For my purposes I didn’t need anything particularly clever. I chose to use Guava’s built-in Bloom Filter class. Over a few days I took this up as a hobby project, adding the filter, and passing it through to an encoded token to devices, which then dutifully returned it back in their paging requests so I could reconstruct the filter and check for Things, and throw in new Things (up to a configured limit, beyond which the filter becomes “full” and the false-positive rate shoots up). Selecting the “right” size for the filter is, as everything, a tradeoff. The more accurate the filter is (more items, lower false positive rate), the larger the payload increase. The larger the payload, the bigger the impact to end to end latency.
Testing it out
After I wrote the code, the next step was to send it into production and see what happens. Of course, I had to verify that the new experience was better for customers. I needed an A/B test to verify whether my changes were better in some measurable way.
To run my test, I used our internal version of Amazon CloudWatch Evidently. I knew that the customer experience must become nicer. Heeding the stern warnings of my Fourth Grade English teacher that you must never use “nice” to describe anything, I now needed to somehow quantify content “nice.” But was that 10% nicer? Six absolute “nices?”
At Prime Video, we have many output metrics. These are metrics that we can measure for how customers interact with our service, things we can’t directly control. Input metrics are the things under our control, so if we select the right input metrics to optimize then hopefully we would see a bump in output metrics.

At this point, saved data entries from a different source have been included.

+                    for (int r = 0; r < 4; ++r) {
+                        const half8 a = px(r, j == 0 ? 0 : j == 2 ? 2 : 1), b = px(r, j == 2 ? 1 : j == 3 ? 3 : 2);
+#pragma unroll
+                        for (int e = 0; e < 8; ++e) hz[r][e] = j == 1 ? (float)a[e] + (float)b[e] : (float)a[e] - (float)b[e];
+                    }
+                    half8 o[4];
+#pragma unroll
+                    for (int e = 0; e < 8; ++e) {
+                        o[0][e] = (half_t)(hz[0][e] - hz[2][e]);
+                        o[1][e] = (half_t)(hz[1][e] + hz[2][e]);
+                        o[2][e] = (half_t)(hz[2][e] - hz[1][e]);
+                        o[3][e] = (half_t)(hz[1][e] - hz[3][e]);
+                    }
+#pragma unroll
+                    for (int i = 0; i < 4; ++i) *(half8*)(dst + (int64_t)(i * 4 + j) * group_rows * C) = o[i];
+                }
+            }
+        }
+    };
+
+    int w = (int)blockIdx.x;
+    if (w >= nitems) return;
+    wino_item cur = decode(w);
+    stage_rest(cur, 0);
+    if (NORM) norm_pass(cur);
     __syncthreads();
+    for (;;) {
+        const int wn = w + (int)gridDim.x;
+        const bool more = wn < nitems;
+        wino_item nxt = cur;
+        half8 pf[WINO_PF];
+        int pslot[WINO_PF];
+        if (more) {
+            nxt = decode(wn);
+#pragma unroll
+            for (int k = 0; k < WINO_PF; ++k) pf[k] = *(const half8*)src_of(nxt, item0 + 32 * k, pslot[k]);
+        }
+        transform(cur);
+        if (!more) break;
+        __syncthreads();
+#pragma unroll
+        for (int k = 0; k < WINO_PF; ++k) put(pslot[k], pf[k]);
+        stage_rest(nxt, WINO_PF);
+        if (NORM) norm_pass(nxt);
+        __syncthreads();
+        cur = nxt;
+        w = wn;
+    }
+}
+
+template <bool RES, bool RB, bool UP>
+__device__ __forceinline__ void wino_out_tile(const half_t* __restrict__ Mo, const float* __restrict__ bias, const float* __restrict__ row_bias,
+                                              const half_t* __restrict__ res, half_t* __restrict__ y, int64_t group_rows, int64_t tile, int ch,
+                                              int Cout, int H, int W, int64_t ld_rb, int rows_per_group, int64_t ldr, int64_t ldy, half8 (&o)[2][2]) {
+    const int th = UP ? H : (H + 1) >> 1, tw = UP ? W : (W + 1) >> 1, ntile = th * tw;
+    const int OW = UP ? 2 * W : W, OH = UP ? 2 * H : H;
+    const int nb = (int)(tile / ntile), t = (int)(tile - (int64_t)nb * ntile);
+    const int ty = t / tw, tx = t - ty * tw;
+    const half_t* src = Mo + tile * Cout + ch;
+    float s[2][4][8];
     if constexpr (UP) {
-        const int bt = (tr1 - tr0) * W;
-        for (int it = item0; it < nimg * bt; it += 32) {
-            const int img = it / bt, tb_ = it - img * bt;
-            const int y = tr0 + tb_ / W, xx = tb_ - (tb_ / W) * W;
-            const int t = y * W + xx;
-            const char* base = smem + (int64_t)img * SWs * 128 + chunk * 16;
-            float hz[3][3][8];
-#pragma unroll
-            for (int r = 0; r < 3; ++r) {
-                const int iy = y - 1 + r;
-                float d[3][8];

The challenge here was choosing the correct output metric. Reducing duplicates isn’t going to increase Amazon Prime signups, so clearly that’d be a poor success metric to pick. We finally landed on converted coverage as the right metric. Converted coverage is the average number of unique TV show seasons or movie titles watched by a thousand customers across a locale. The theory is that if customers see more unique titles and less duplicates, the number would go up and customers would watch a wider variety of titles.
After I chose my success metric and put in the A/B allocation code, I launched my bloom filter and waited anxiously for the results to start rolling in. I had two treatments for different filter sizes. One treatment would deduplicate across four pages and the other treatment across six pages. I chose the two treatments based to minimize the increase in payload size, to get some benefit from the deduplication without impacting customer perceived latency.
The experiment ran for a month; a shorter duration would risk not getting statistically significant data on certain customer groupings (such as occasional customers, or customers that haven’t streamed anything in three months), and I was in no particular rush (this was a hobby project after all). The results were surprising. It turns out that customers don’t mind some duplication if its sufficiently spaced out. The treatment that won out was the four page one. What was more surprising was how much of a win this seemingly trivial change delivered. It drove millions of new title discovery streams and significantly impacted the converted coverage metric that I’d chosen as the launch criteria.
So, what’s the lesson of this story? For me, it’s that you should take all customer anecdotes seriously. A late-evening quibble with my wife led to an awful lot of fun puttering about in codebases that I was not intimately familiar with. Mostly though, I was reminded that no matter how big, complex, or daunting your space is, curiosity and bias for action can still be massively impactful!